From his “favorite graph of the week,” Mike Konczal discovers, in Florida, “a very strong relationship between sanctioning those on welfare with the needs of local, highly seasonal, labor demand.“
In layman’s terms: during the peak tourism months in Florida (when the demand for cheap labor rises to accommodate the influx of tourists), the state is more likely to penalize welfare recipients — for whatever reason — by withholding funds. Thereby, presumably, forcing them to find employment in seasonal, minimum wage jobs.
Cue a very strange response from Kevin Drum:
Still, this is nonetheless pretty persuasive evidence that case workers do, in fact, calibrate sanction levels to the needs of the job market. So my next question is this: is this a bad thing? Mike doesn’t really take a position, though he seems vaguely disapproving. And it’s possible that the details of the sanctioning regime are objectionable. But just in general, is there anything wrong with welfare case workers trying to push clients into the job market when jobs are available, but being more lenient when jobs just aren’t there? Offhand, I’m not sure I see a problem with this.
Drum misses a few things.
1.) Sanctions are penalties. They’re not just a form of benign “nudging.” Sanctions occur, ostensibly, because welfare recipients are failing to meet the requirements set by the relevant welfare agency.
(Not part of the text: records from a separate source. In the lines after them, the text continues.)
@@ -220,10 +214,36 @@
     while (sidx + 1 < nseg && ch.col >= sa.col0[sidx + 1]) ++sidx;
     if (ch.col + cw > sa.col0[sidx + 1]) return E3_ERR_INVALID_ARG;
   }
+  return E3_OK;
+}
+
+int fast_forward(const TpFast* F, const e3_tp_segment* segs, int nseg, int D1, const void* in2, int64_t ld2,
+                 const void* packed, void* out, int64_t ldo, int64_t B, int gate, int dtype, const int32_t* ocol_tab,
+                 const float* in_scale, hipStream_t s, const int32_t* scatter, const void* residual, int64_t ldr,
+                 uint32_t* amax) {
+  if (!F->usable) return E3_ERR_UNSUPPORTED;
+  const bool io16 = dtype == E3_BF16;
+  SegArgs sa;
+  const int st = fast_seg_args(F, segs, nseg, D1, ldo, scatter, residual, ldr, amax, sa);
+  if (st != E3_OK) return st;
   if (gate && !fast_gate_shape_ok(F)) return E3_ERR_UNSUPPORTED;
   const int r = fast_forward_r16(F, &sa, in2, ld2, packed, out, ldo, B, gate, io16 ? 1 : 0, ocol_tab, in_scale, s);
   if (r == 1) return E3_OK;
   return r < 0 ? -r : E3_ERR_UNSUPPORTED;
 }
 
-}
+int fast_forward_pair(const TpFast* F1, const TpFast* F2, const e3_tp_segment* segs, int nseg, int D1, const void* in2,
+                      int64_t ld2, const void* packed1, const void* packed2, void* out, int64_t ldo, int64_t B, int dtype,
+                      const int32_t* ocol1, const int32_t* ocol2, const float* in_scale, const void* residual,
+                      int64_t ldr, uint32_t* amax, hipStream_t s) {
+  if (!F1->usable || !F2->usable || !r16_pair_supported(F1, F2)) return E3_ERR_UNSUPPORTED;
+  SegArgs sa;
+  const int st = fast_seg_args(F1, segs, nseg, D1, ldo, nullptr, residual, ldr, amax, sa);
+  if (st != E3_OK) return st;
+  const int r = fast_forward_pair_r16(F1, F2, &sa, in2, ld2, packed1, packed2, out, ldo, B, dtype == E3_BF16 ? 1 : 0,
+                                      ocol1, ocol2, in_scale, s);
+  if (r == 1) return E3_OK;
+  return r < 0 ? -r : E3_ERR_UNSUPPORTED;
+}
+
+}
diff --git a/scalable-e3-gnn_amd/csrc/e3_tp_mfma_r16.hip b/scalable-e3-gnn_amd/csrc/e3_tp_mfma_r16.hip
--- a/scalable-e3-gnn_amd/csrc/e3_tp_mfma_r16.hip
+++ b/scalable-e3-gnn_amd/csrc/e3_tp_mfma_r16.hip
@@ -529,6 +529,347 @@
   }
 }
 
+struct PairArgs {
+  const float* packed;
+  const FDev* dp;
+  const FChunk* chunks;
+  const int32_t* ocol_tab;
+};
+constexpr int kPairTarget = 10;
+
+template <int LSH, int NT0, int NT1, int NT2, int MODE, int... L1S>
+__global__ __launch_bounds__(256, 2) void tp_update_pair_r16_kernel(SegArgs segs, const float* __restrict__ in2, int64_t ld2,
+                                                                    const float* __restrict__ packed,
+                                                                    void* __restrict__ outv, int64_t ldo, int64_t B,
+                                                                    const FDev* __restrict__ dp,
+                                                                    const FChunk* __restrict__ chunks,
+                                                                    const int32_t* __restrict__ ocol_tab,
+                                                                    const float* __restrict__ in_scale, PairArgs pr) {
+  constexpr bool IO16 = MODE == 2;
+  constexpr int NL = (NT1 > 0 ? 1 : 0) + (NT2 > 0 ? 1 : 0);
+  static_assert(NT1 == 1 && NT2 <= 1 && NT0 == 1 + NL, "hidden 32: scalars and one gate block per degree, one tile each");
+  constexpr int CHUNK = r16_chunk(r16_max({L1S...}), NL);
+  extern __shared__ __align__(16) unsigned char smem_raw[];
+  float* lds = reinterpret_cast<float*>(smem_raw);
+  const int tid = threadIdx.x, lane = tid & 63;
+  const int wave = __builtin_amdgcn_readfirstlane(tid >> 6);
+  const int nwaves = blockDim.x >> 6;
+  const int j = lane & 15, g = lane >> 4;
+  const int Dout = dp->Dout, Dy = dp->Dy, nchunks = dp->nchunks, ntab = dp->ntab;
+  const int Dout2 = pr.dp->Dout, ntab2 = pr.dp->ntab;
+  int cMpad[3], cOoff[3], cBfoff[3], cM2[3], cMpad2[3], cOoff2[3], cBfoff2[3];
+#pragma unroll
+  for (int c = 0; c < 3; ++c) {
+    cMpad[c] = dp->Mpad[c]; cOoff[c] = dp->ooff[c]; cBfoff[c] = dp->bfoff[c];
+    cM2[c] = pr.dp->M[c]; cMpad2[c] = pr.dp->Mpad[c]; cOoff2[c] = pr.dp->ooff[c]; cBfoff2[c] = pr.dp->bfoff[c];
+  }
+
+  float* nrm = lds;
+  int* ocl = reinterpret_cast<int*>(nrm + ((Dout + 15) & ~15));
+  float* nrm2 = reinterpret_cast<float*>(ocl + ((ntab + 15) & ~15));
+  int* ocl2 = reinterpret_cast<int*>(nrm2 + ((Dout2 + 15) & ~15));
+  float* cbuf = reinterpret_cast<float*>(ocl2 + ((ntab2 + 15) & ~15)) + (size_t)wave * (CHUNK + 160);
+  float* ybuf = cbuf + CHUNK;
+  const float* hdr = packed + ((Dout + 3) & ~3);
+  const float* hdr2 = pr.packed + ((Dout2 + 3) & ~3);
+  const float xs = (!IO16 && in_scale) ? in_scale[0] : 1.0f;
+  const float unscale = IO16 ? 1.0f : hdr[2] * (in_scale ? in_scale[1] : 1.0f);
+  const float unscale2 = IO16 ? 1.0f : hdr2[2];
+  for (int i = tid; i < Dout; i += blockDim.x) nrm[i] = packed[i] * unscale;
+  for (int i = tid; i < ntab; i += blockDim.x) ocl[i] = ocol_tab[i];
+  for (int i = tid; i < Dout2; i += blockDim.x) nrm2[i] = pr.packed[i] * unscale2;
+  for (int i = tid; i < ntab2; i += blockDim.x) ocl2[i] = pr.ocol_tab[i];
+  __syncthreads();
+  const uint4* whi_base = reinterpret_cast<const uint4*>(hdr + 4);
+  const uint4* wlo_base = reinterpret_cast<const uint4*>(hdr + 4 + (dp->bftotal >> 1));
+  const uint4* whi2_base = reinterpret_cast<const uint4*>(hdr2 + 4);
+  const uint4* wlo2_base = reinterpret_cast<const uint4*>(hdr2 + 4 + (pr.dp->bftotal >> 1));
+
+  const int64_t ntiles = (B + 15) / 16;
+  const int64_t tstride = (int64_t)gridDim.x * nwaves;
+  const int inv_dy = (65536 + Dy - 1) / Dy;
+  using Slots = PathSlots<LSH, NT0, NT1, NT2>;
+  using Slots2 = PathSlots<LSH, 1, NT1, NT2>;
+  using Seq = IntSeq<L1S...>;
+  using I0 = std::integral_constant<int, 0>;
+  using I1 = std::integral_constant<int, 1>;
+  using I2 = std::integral_constant<int, 2>;
+  using I3 = std::integral_constant<int, 3>;
+  using I5 = std::integral_constant<int, 5>;
+  auto chan_of = [&](int q) { return 16 * (q >> 2) + 4 * g + (q & 3); };
+  const bool out_vec = !(ldo & 3) && ((reinterpret_cast<uintptr_t>(outv) & 15) == 0) &&
+                       (!segs.residual || (!(segs.ldr & 3) && (reinterpret_cast<uintptr_t>(segs.residual) & 15) == 0));
+  float amax = 0.f;
+
+  for (int64_t tile = (int64_t)blockIdx.x * nwaves + wave; tile < ntiles; tile += tstride) {
+    const int64_t row0 = tile * 16;
+    const int nrows = (int)((B - row0) < 16 ? (B - row0) : 16);
+
+    auto stage = [&](int ci) {
+      const FChunk ch = chunks[ci];
+      const int s = (segs.nseg > 1 && ch.col >= segs.col0[1]) + (segs.nseg > 2 && ch.col >= segs.col0[2]) +
+                    (segs.nseg > 3 && ch.col >= segs.col0[3]);
+      auto pick = [&](auto v0, auto v1, auto v2, auto v3) {
+        auto v = v0;
+        v = s == 1 ? v1 : v;
+        v = s == 2 ? v2 : v;
+        v = s == 3 ? v3 : v;
+        return v;
+      };
+      const int64_t ld = pick(segs.ld[0], segs.ld[1], segs.ld[2], segs.ld[3]);
+      const char* base = reinterpret_cast<const char*>(pick(segs.base[0], segs.base[1], segs.base[2], segs.base[3]));
+      const int segcol = ch.col - pick(segs.col0[0], segs.col0[1], segs.col0[2], segs.col0[3]);
+      constexpr int ESZ = IO16 ? 2 : 4, EPU = 16 / ESZ, MI = IO16 ? 1 : 0;
+      const int cw = ch.count * (2 * ch.l1 + 1);
+      const int S = ch.S[MI], rows_per = ch.rows_per[MI];
+      const int rl = (lane * ch.inv[MI]) >> 16, u = lane - rl * S;
+      const bool lane_ok = rl < rows_per && u < cw / EPU;
+      const char* lsrc = base + ((row0 + rl) * ld + segcol) * ESZ + u * 16;
+      for (int r0 = 0; r0 < 16; r0 += rows_per)
+        if (lane_ok && r0 + rl < nrows)
+          __builtin_amdgcn_global_load_lds((glb_void_t*)(lsrc + (int64_t)r0 * ld * ESZ), (lds_void_t*)(cbuf + r0 * S * 4), 16,
+                                           0, 0);
+      for (int e = nrows * S * 4 + lane; e < 16 * S * 4; e += 64) cbuf[e] = 0.f;
+    };
+
+    for (int h = 0; h * 64 < 16 * Dy; ++h) {
+      const int e = h * 64 + lane;
+      const int yr = (e * inv_dy) >> 16, yc = e - yr * Dy;
+      if (e < 16 * Dy) {
+        if (yr < nrows)
+          __builtin_amdgcn_global_load_lds((glb_void_t*)(in2 + (row0 + yr) * ld2 + yc), (lds_void_t*)(ybuf + h * 64), 4,
+                                           0, 0);
+        else
+          ybuf[e] = 0.f;
+      }
+    }
+    stage(0);
+
+    f32x4 a0[2 * NT0][1], a1[2][3], a2[NT2 > 0 ? 2 : 1][5];
+#pragma unroll
+    for (int t = 0; t < 2 * NT0; ++t) a0[t][0] = f32x4{0, 0, 0, 0};
+#pragma unroll
+    for (int t = 0; t < 2; ++t)
+#pragma unroll
+      for (int c = 0; c < 3; ++c) a1[t][c] = f32x4{0, 0, 0, 0};
+#pragma unroll
+    for (int t = 0; t < (NT2 > 0 ? 2 : 1); ++t)
+#pragma unroll
+      for (int c = 0; c < 5; ++c) a2[t][c] = f32x4{0, 0, 0, 0};
+    float y[9];
+    int ci = 0;
+    auto process = [&](auto itag) {
+      constexpr int L1 = Seq::at(decltype(itag)::value);
+      wait_vm0();
+      wave_sync_lds();
+      if (ci == 0) {
+#pragma unroll
+        for (int q = 0; q < 9; ++q) y[q] = (q < Dy) ? ybuf[j * Dy + q] : 0.f;
+      }
+      const FChunk ch = chunks[ci];
+      float x[8][2 * L1 + 1];
+      load_x16<L1, IO16>(cbuf + j * (((32 * (2 * L1 + 1) / (IO16 ? 8 : 4)) | 1) * 4), g, xs, x);
+#define E3_RUN(L2v, L3v, ACC, NTv)                                                                             \
+  if constexpr (Slots::valid(L1, L2v, L3v)) {                                                                  \
+    const size_t o = (size_t)(cBfoff[L3v] >> 3) + (size_t)(2 * ch.wblk[L2v][L3v] + g) * cMpad[L3v] + j;        \
+    run16<L1, L2v, L3v, 2 * NTv, IO16>(x, true, whi_base + o, wlo_base + o, y, ACC);                            \
+  }
+      E3_RUN(0, 0, a0, NT0) E3_RUN(1, 0, a0, NT0) E3_RUN(2, 0, a0, NT0)
+      E3_RUN(0, 1, a1, NT1) E3_RUN(1, 1, a1, NT1) E3_RUN(2, 1, a1, NT1)
+      E3_RUN(0, 2, a2, NT2) E3_RUN(1, 2, a2, NT2) E3_RUN(2, 2, a2, NT2)
+#undef E3_RUN
+      wave_sync_lds();
+      if (ci + 1 < nchunks) stage(ci + 1);
+      ++ci;
+    };
+    for_each_index(process, std::make_index_sequence<sizeof...(L1S)>{});
+    wait_vm0();
+    wave_sync_lds();
+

2.) This pattern disproportionately affects black welfare recipients. Mike quotes a passage from the book Disciplining the Poor: Neoliberal Paternalism and the Persistent Power of Race (also the source for the graph):
Consistent with the predictions of the RCM, the significant seasonal relationship observed when blacks make up 28 percent of the caseload (the 10th percentile value in our sample) becomes far stronger as the black percentage rises to 43 percent (the median) and then 68 percent (the 90th percentile value). Here, as in other areas of our analysis, we find that disciplinary poverty governance operates to service local labor markets and pursues this agenda more vigorously when confronted with black policy targets. [Emphasis mine. – NR]
SO TO RECAP: Florida welfare recipients just happen to be disproportionately penalized when doing so is more likely to serve the ends of the state tourism industry, and it just so happens that the penalized recipients happen to be disproportionately black. To which Kevin Drum replies: “I’m not sure I see a problem with this.”
3.) Even assuming that case workers (and their institutional overlords) are acting entirely in good faith when they levy sanctions, it’s still indicative of a very disturbing structural pattern. Let’s pause for a moment and revisit Drum’s premise, that this is a simple case of “welfare case workers trying to push clients into the job market when jobs are available.” Let’s also assume that this is a good thing: welfare, after all, is supposed to be a safety net, not a permanent resting place. Shouldn’t we expect a good welfare case worker to nudge welfare recipients back into the job market, where they can give their own bootstraps a firm tug?
This is, as I’ve written before, the danger of talking about “jobs” in the abstract: making jobs qua jobs its own end justifies all sorts of unsavory means. In this case, it means forcing people into precarious, temporary, low-wage, nonexistent-benefit work that will most likely land them back on the welfare rolls in a couple of months. Emphasis on the word forcing: we’re talking about a situation where welfare recipients have virtually no other options. A major income stream has been cut off, and potential employers — faced with an oversupply of labor in the broader job market — have the upper hand in negotiations. These same employers can feel free to deprive their employees of the basic security needed to stay off welfare for good — after all, once the fallow season ends, the state will subsidize those workers’ subsistence until the business community needs them again.
I refer Mr. Drum and everyone else back to the Freddie DeBoer essay that coined the term “pity-charity liberalism”:
Even if you could guarantee a certain minimal welfare state, the idea of poor and working people depending on the largesse of the rich and powerful is obscene. Sometimes, people have to live under the charity of others. But nobody wants to in perpetuity, because they then are not in control of their own lives, and because having to do so leaves many feeling robbed of personal dignity. As long as economic security is a gift of those at the top, it can be taken away. And if the last several decades have shown us anything, it’s that for the richest, what they already have will never be enough. No matter how income inequality spirals out of control, no matter how absurd the gap between those on top and everybody else grows, they’ll look to take more. And the more that you make the people on the bottom dependent on charity, the less they’re able to protect their own interests.
There’s your problem. If the safety net serves any function, it should be to provide something more than basic sustenance; it should be a means towards self-determination and freedom from domination. Here, we can see it as just another cage. And a racist one, at that.
UPDATE: This post credits Freddie DeBoer with coining the phrase “pity charity liberalism”, but, as Dylan Matthews points out in the comments, credit properly belongs to Mike Konczal.